Op beide vragen kan slechts een indicatief antwoord worden gegeven, aangezien het niet mogelijk is om in de IND-systemen te achterhalen of een nader gehoor dat in het aanmeldcentrum is gestart, ook daadwerkelijk is afgerond, d.w.z. dat het nader gehoor compleet is en er geen aanvullende vragen hoeven te worden gesteld. De IND-systemen laten het wel toe om vast te stellen of voorafgaand aan de behandeling in de vervolgprocedure, een nader gehoor is gestart in het aanmeldcentrum.

Uit de IND-systemen blijkt dat er in 2009 (tot 14 december) in 31% van de zaken waarin de aanvraag in de vervolgprocedure is behandeld, geen nader gehoor heeft plaatsgevonden in het aanmeldcentrum.

In 69% van de zaken waarin de aanvraag in de vervolgprocedure is behandeld, is derhalve wel een nader gehoor gestart maar is besloten de aanvraag alsnog in de vervolgprocedure verder te behandelen. In deze zaken heeft dus wel een nader gehoor plaatsgevonden in het aanmeldcentrum maar over de volledigheid van het nader gehoor kan geen uitspraak worden gedaan.

Wat betreft het aanmeldcentrum Schiphol is gebleken dat er in 2009 (tot 14 december) in 72% van de zaken waarin de aanvraag in de vervolgprocedure is behandeld, geen nader gehoor heeft plaatsgevonden in het aanmeldcentrum. In 28% van de zaken waarin de aanvraag in de vervolgprocedure is behandeld, is wel een nader gehoor gestart maar is besloten de aanvraag alsnog in de vervolgprocedure verder te behandelen.
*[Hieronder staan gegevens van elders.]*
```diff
diff --git a/kiez_amd/csrc/kz_knn_dual.h b/kiez_amd/csrc/kz_knn_dual.h
--- a/kiez_amd/csrc/kz_knn_dual.h
+++ b/kiez_amd/csrc/kz_knn_dual.h
@@ -2,16 +2,13 @@
 
 constexpr int KZ_EVC = 1;
 
-__global__ __launch_bounds__(256) void kz_dual_theta_kernel(const float* __restrict__ in_key, const int* __restrict__ in_idx,
-                                                            KzListLayout lay, int KP, int rank, int64_t n_b, int64_t n_b_pad,
-                                                            const float* __restrict__ bias_b, const double* __restrict__ a_hmax,
-                                                            const double* __restrict__ b_hmax, const double* __restrict__ hscale,
-                                                            float* __restrict__ theta, float* __restrict__ floor_,
-                                                            const int* __restrict__ idx_to_row, int sev_cap, int* __restrict__ sev_cnt,
-                                                            uint2* __restrict__ sev) {
-    const int lane = threadIdx.x & 63;
-    const int64_t t = (int64_t)blockIdx.x * 4 + (threadIdx.x >> 6);
-    if (t >= n_b_pad) return;
+__device__ __forceinline__ void kz_dual_theta_row(const float* __restrict__ in_key, const int* __restrict__ in_idx,
+                                                  const KzListLayout& lay, int KP, int rank, const int64_t t, int64_t n_b,
+                                                  const float* __restrict__ bias_b, const double* __restrict__ a_hmax,
+                                                  const double* __restrict__ b_hmax, const double* __restrict__ hscale,
+                                                  float* __restrict__ theta, float* __restrict__ floor_,
+                                                  const int* __restrict__ idx_to_row, int sev_cap, int* __restrict__ sev_cnt,
+                                                  uint2* __restrict__ sev, const int lane) {
     if (t >= n_b) {
         if (lane == 0) theta[t] = INFINITY;
         return;
@@ -86,6 +83,115 @@
         if ((double)tf > th) tf = nextafterf(tf, -INFINITY);
         theta[t] = tf;
         floor_[t] = tau_bound;
+    }
+}
+
+#define KZ_ROW_ROR(v, n) ((unsigned)__builtin_amdgcn_update_dpp(0, (int)(v), 0x120 + (n), 0xf, 0xf, false))
+#define KZ_THETA_COUNT(o_)       \
+    {                            \
+        const unsigned o = (o_); \
+        gt += o > ux ? 1 : 0;    \
+        ge += o >= ux ? 1 : 0;   \
+    }
+#define KZ_THETA_COUNT_ROR(src)                                                                                  \
+    KZ_THETA_COUNT(KZ_ROW_ROR(src, 1)) KZ_THETA_COUNT(KZ_ROW_ROR(src, 2)) KZ_THETA_COUNT(KZ_ROW_ROR(src, 3))    \
+    KZ_THETA_COUNT(KZ_ROW_ROR(src, 4)) KZ_THETA_COUNT(KZ_ROW_ROR(src, 5)) KZ_THETA_COUNT(KZ_ROW_ROR(src, 6))    \
+    KZ_THETA_COUNT(KZ_ROW_ROR(src, 7)) KZ_THETA_COUNT(KZ_ROW_ROR(src, 8)) KZ_THETA_COUNT(KZ_ROW_ROR(src, 9))    \
+    KZ_THETA_COUNT(KZ_ROW_ROR(src, 10)) KZ_THETA_COUNT(KZ_ROW_ROR(src, 11)) KZ_THETA_COUNT(KZ_ROW_ROR(src, 12)) \
+    KZ_THETA_COUNT(KZ_ROW_ROR(src, 13)) KZ_THETA_COUNT(KZ_ROW_ROR(src, 14)) KZ_THETA_COUNT(KZ_ROW_ROR(src, 15))
+template <int LG>
+__device__ __forceinline__ void kz_dual_theta_rows(const float* __restrict__ in_key, const int* __restrict__ in_idx,
+                                                   const KzListLayout& lay, int KP, int M, int rank, const int64_t tw, int64_t n_b,
+                                                   int64_t n_b_pad, const float* __restrict__ bias_b, const double* __restrict__ a_hmax,
+                                                   const double* __restrict__ b_hmax, const double* __restrict__ hscale,
+                                                   float* __restrict__ theta, float* __restrict__ floor_,
+                                                   const int* __restrict__ idx_to_row, int sev_cap, int* __restrict__ sev_cnt,
+                                                   uint2* __restrict__ sev, const int lane) {
+    const int g = lane / LG, e = lane & (LG - 1);
+    const int64_t t = tw + g;
+    const bool row = t < n_b;
+    const bool in = row && e < M;
+    const int64_t l0 = kz_list_contig_off(tw, lay, KP, 0) + (int64_t)g * M;
+    const float x = in ? in_key[l0 + e] : -INFINITY;
+    const int xi = in ? in_idx[l0 + e] : -1;
+    const bool valid = xi >= 0;
+    const unsigned b = __float_as_uint(x);
+    const unsigned ux = valid ? (b ^ ((b >> 31) ? 0xffffffffu : 0x80000000u)) : 0u;
+    int gt = 0, ge = 1;
+    KZ_THETA_COUNT_ROR(ux)
+    if (LG == 32) {
+        const unsigned px = (unsigned)__shfl_xor((int)ux, 16, 64);
+        KZ_THETA_COUNT(px)
+        KZ_THETA_COUNT_ROR(px)
+    }
+    unsigned thr = valid && gt < rank && rank <= ge ? ux : 0u;
+#pragma unroll
+    for (int off = LG >> 1; off >= 1; off >>= 1) thr = max(thr, (unsigned)__shfl_xor((int)thr, off, 64));
+    const float tau = thr ? __uint_as_float(thr ^ ((thr >> 31) ? 0x80000000u : 0xffffffffu)) : -INFINITY;
+    float tau_bound = tau;
+    if (sev_cnt) {
+        int c = valid ? 1 : 0;
+        float mn = valid ? x : INFINITY;
+        for (int off = KP >> 1; off >= 1; off >>= 1) {
+            c += __shfl_xor(c, off, 64);
+            mn = fminf(mn, __shfl_xor(mn, off, 64));
+        }
+        float bound = c == KP && e < M ? mn : -INFINITY;
+#pragma unroll
+        for (int off = LG >> 1; off >= 1; off >>= 1) bound = fmaxf(bound, __shfl_xor(bound, off, 64));
+        tau_bound = fmaxf(tau_bound, bound);
+        const bool evt = valid && x >= tau && tau > -INFINITY;
+        const unsigned long long gmask = (LG == 32 ? 0xffffffffull : 0xffffull) << (g * LG);
+        const unsigned long long mask = __ballot(evt) & gmask;
+        if (evt) {
+            const int pos = (int)__builtin_amdgcn_mbcnt_hi((unsigned)(mask >> 32), __builtin_amdgcn_mbcnt_lo((unsigned)mask, 0u));
+            if (pos < sev_cap) sev[t * (int64_t)sev_cap + pos] = make_uint2(__float_as_uint(x), (unsigned)idx_to_row[xi]);
+        }
+        if (e == 0 && row) sev_cnt[t] = (int)__popcll(mask);
+    }
+    if (e == 0 && row) {
+        const double S2 = hscale[0] * hscale[0];
+        const double margin = 4.76837158203125e-07 * S2 * (a_hmax[0] * b_hmax[0] + a_hmax[2] + b_hmax[2]);
+        const double th = (double)tau + (double)bias_b[t] - margin;
+        float tf = (float)th;
+        if ((double)tf > th) tf = nextafterf(tf, -INFINITY);
+        theta[t] = tf;
+        floor_[t] = tau_bound;
+    } else if (e == 0 && t < n_b_pad) {
+        theta[t] = INFINITY;
+    }
+}
+#undef KZ_THETA_COUNT_ROR
+#undef KZ_THETA_COUNT
+#undef KZ_ROW_ROR
+
+constexpr int KZ_THETA_WROWS = 4;
+__global__ __launch_bounds__(256) void kz_dual_theta_kernel(const float* __restrict__ in_key, const int* __restrict__ in_idx,
+                                                            KzListLayout lay, int KP, int rank, int64_t n_b, int64_t n_b_pad,
+                                                            const float* __restrict__ bias_b, const double* __restrict__ a_hmax,
+                                                            const double* __restrict__ b_hmax, const double* __restrict__ hscale,
+                                                            float* __restrict__ theta, float* __restrict__ floor_,
+                                                            const int* __restrict__ idx_to_row, int sev_cap, int* __restrict__ sev_cnt,
+                                                            uint2* __restrict__ sev) {
+    const int lane = threadIdx.x & 63;
+    const int64_t t0 = ((int64_t)blockIdx.x * 4 + __builtin_amdgcn_readfirstlane(threadIdx.x >> 6)) * KZ_THETA_WROWS;
+    if (t0 >= n_b_pad) return;
+    if (t0 >= n_b) {
+        if (lane < KZ_THETA_WROWS && t0 + lane < n_b_pad) theta[t0 + lane] = INFINITY;
+        return;
+    }
+    const int M = lay.pieces[kz_list_region(t0, lay)] * KP;
+    if (M <= 16) {
+        kz_dual_theta_rows<16>(in_key, in_idx, lay, KP, M, rank, t0, n_b, n_b_pad, bias_b, a_hmax, b_hmax, hscale, theta, floor_, idx_to_row,
+                               sev_cap, sev_cnt, sev, lane);
+    } else if (M <= 32) {
+        for (int r = 0; r < KZ_THETA_WROWS; r += 2)
+            kz_dual_theta_rows<32>(in_key, in_idx, lay, KP, M, rank, t0 + r, n_b, n_b_pad, bias_b, a_hmax, b_hmax, hscale, theta, floor_,
+                                   idx_to_row, sev_cap, sev_cnt, sev, lane);
+    } else {
+        for (int r = 0; r < KZ_THETA_WROWS && t0 + r < n_b_pad; ++r)
+            kz_dual_theta_row(in_key, in_idx, lay, KP, rank, t0 + r, n_b, bias_b, a_hmax, b_hmax, hscale, theta, floor_, idx_to_row, sev_cap,
+                              sev_cnt, sev, lane);
     }
 }
 
@@ -822,7 +928,7 @@
                 KZ_DISPATCH_KP(rc, kz_h_launch, (n_slices, ctx, cp, ps.W, KZ_K_H_WPS, KZ_K_H_WIDE));
             }
             if (rc != KZ_OK) return rc;
-            hipLaunchKernelGGL(kz_dual_theta_kernel, dim3((unsigned)((s_img_rows + 3) / 4)), dim3(256), 0, ctx->stream, ps.out_key, ps.out_idx,
+            hipLaunchKernelGGL(kz_dual_theta_kernel, dim3((unsigned)((s_img_rows + 4 * KZ_THETA_WROWS - 1) / (4 * KZ_THETA_WROWS))), dim3(256), 0, ctx->stream, ps.out_key, ps.out_idx,
                                ps.lay, KP, rank3, s_img_rows, s_img_rows, q_bias.get(), ib->d_max, ia->d_max, ia->center->d_scale, nst.theta3.get(), nst.floor3.get(),
                                (const int*)nullptr, 0, (int*)nullptr, (uint2*)nullptr);
             KZ_HIP(hipGetLastError());
@@ -892,7 +998,7 @@
             Hook2& h = *(Hook2*)user;
             kz_ctx* ctx = h.ctx;
             const KzDualPass& d2 = *h.dp2;
-            hipLaunchKernelGGL(kz_dual_theta_kernel, dim3((unsigned)((h.b_pad + 3) / 4)), dim3(256), 0, ctx->stream, d2.lists_key, d2.lists_idx,
+            hipLaunchKernelGGL(kz_dual_theta_kernel, dim3((unsigned)((h.b_pad + 4 * KZ_THETA_WROWS - 1) / (4 * KZ_THETA_WROWS))), dim3(256), 0, ctx->stream, d2.lists_key, d2.lists_idx,
                                d2.lists_lay, d2.lists_KP, h.rank, h.b_n, h.b_pad, h.ib->bias, h.ia->d_max, h.ib->d_max, h.ib->center->d_scale,
                                h.theta, h.floor_, h.rm3, h.sev_cap, h.sev_cnt, h.sev);
             KZ_HIP(hipGetLastError());
@@ -933,7 +1039,7 @@
         cp.out_idx = ps.out_idx;
         KZ_DISPATCH_KP(rc, kz_h_launch, (n_slices, ctx, cp, ps.W, KZ_K_H_WPS, KZ_K_H_WIDE));
         if (rc != KZ_OK) return rc;
-        hipLaunchKernelGGL(kz_dual_theta_kernel, dim3((unsigned)((b_pad + 3) / 4)), dim3(256), 0, ctx->stream, ps.out_key, ps.out_idx,
+        hipLaunchKernelGGL(kz_dual_theta_kernel, dim3((unsigned)((b_pad + 4 * KZ_THETA_WROWS - 1) / (4 * KZ_THETA_WROWS))), dim3(256), 0, ctx->stream, ps.out_key, ps.out_idx,
                            ps.lay, KP, rank, b->n, b_pad, ib->bias, ia->d_max, ib->d_max, ib->center->d_scale, theta.get(), floor_.get(),
                            (const int*)nullptr, 0, (int*)nullptr, (uint2*)nullptr);
         KZ_HIP(hipGetLastError());
diff --git a/kiez_amd/csrc/kz_options.h b/kiez_amd/csrc/kz_options.h
--- a/kiez_amd/csrc/kz_options.h
+++ b/kiez_amd/csrc/kz_options.h
@@ -46,6 +46,7 @@
     {"dual_rank", KZ_OPT_INT, KZ_O(dual_rank), -1, 128, 0, 0, {}, 0, "rank of the sample key that becomes a row's event threshold (0 automatic, -1 = k + 1; 1: many rows short of events, test knob)"},
     {"list_floor", KZ_OPT_INT, KZ_O(list_floor), 0, 1, 1, 0, {}, 0, "seeded candidate lists (population floor from a probe)"},
     {"fin_fast_div", KZ_OPT_INT, KZ_O(fin_fast_div), 0, 1, 1, 0, {}, 0, "cosine re-rank through one reciprocal per candidate row (bit-identical)"},
+    {"fin_pairs", KZ_OPT_BOOL, KZ_O(fin_pairs), 0, 1, 1, 0, {}, 0, "pipelined re-rank of float32 rows of d <= 256: two candidate rows per wave step, one per lane half (bit-identical)"},
     {"dual_force", KZ_OPT_BOOL, KZ_O(dual_force), 0, 1, 0, 0, {}, 0, "run the shared sweep also where its cost model says it does not pay (tests)"},
     {"dual_overlap", KZ_OPT_BOOL, KZ_O(dual_overlap), 0, 1, 1, 0, {}, 0, "reverse direction's chain on the second stream"},
     {"dual_nested", KZ_OPT_BOOL, KZ_O(dual_nested), 0, 1, 1, 0, {}, 0, "sampled rows are swept by the sample sweep only (itself a shared sweep)"},
```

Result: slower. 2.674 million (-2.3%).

Voorts is gevraagd of in het aanmeldcentrum Schiphol meer zaken worden doorgestuurd naar de vervolgprocedure dan het gemiddelde van 27%. Op peildatum 7 december 2009 betrof het percentage asielzoekers dat in 2009 een asielaanvraag in aanmeldcentrum Schiphol heeft ingediend en waarvan het asielverzoek voor verdere behandeling is doorgezonden naar een behandelkantoor 69%.

Aanvragen van een voorlopige voorziening

Volgens de huidige procedure heeft het beroep bij de rechtbank na een afwijzing van de asielaanvraag in de procedure in het aanmeldcentrum geen schorsende werking, maar indien een voorlopige voorziening wordt gevraagd tegen de voorgenomen uitzetting mag de beslissing daarop in beginsel in Nederland worden afgewacht. Dit beleid is neergelegd in de huidige Vreemdelingencirculaire.

De vraag is gesteld in hoeveel van de eerste, tweede en volgende aanvragen een voorlopige voorziening wordt aangevraagd en in hoeveel zaken hierop positief is beslist.

In 2009 (tot 14 december 2009) is in 70% van alle zaken waarin de eerste asielaanvraag heeft geresulteerd in een negatieve beslissing in een aanmeldcentrum, een voorlopige voorziening aangevraagd. In 27% van deze zaken is de voorlopige voorziening ook toegewezen. In 2009 (tot 14 december) is in 73% van alle zaken waarin een herhaalde aanvraag heeft geresulteerd in een negatieve beslissing in een aanmeldcentrum, een voorlopige voorziening aangevraagd. In 8% van deze zaken is de voorlopige voorziening ook toegewezen.

Beroep op artikel 64 van de Vreemdelingenwet en reguliere aanvragen medisch.

Tijdens het Wetgevingsoverleg is gevraagd naar het aantal asielzoekers, dat een beroep doet op artikel 64 van de Vreemdelingenwet en het aantal reguliere aanvragen op medische gronden.

Uit de gegevens van de IND blijkt dat 3% van de asielzoekers van wie de asielaanvraag in de periode van april 2008 tot 14 december 2009 is afgewezen, een beroep heeft gedaan op artikel 64 van de Vreemdelingenwet. Dit cijfer betreft slechts een momentopname aangezien de groep afgewezen asielzoekers die een beroep doet op artikel 64, sterk fluctueert.

Gebleken is dat in 2009 (tot 7 december) 2% van de reguliere aanvragen een aanvraag met het oog op medische behandeling betrof.

Hierbij is uitgegaan van alle reguliere aanvragen in deze periode, namelijk aanvragen om een verblijfsvergunning regulier met een machtiging tot verblijf, aanvragen om een verblijfsvergunning regulier zonder machtiging tot verblijf en aanvragen van EU-onderdanen.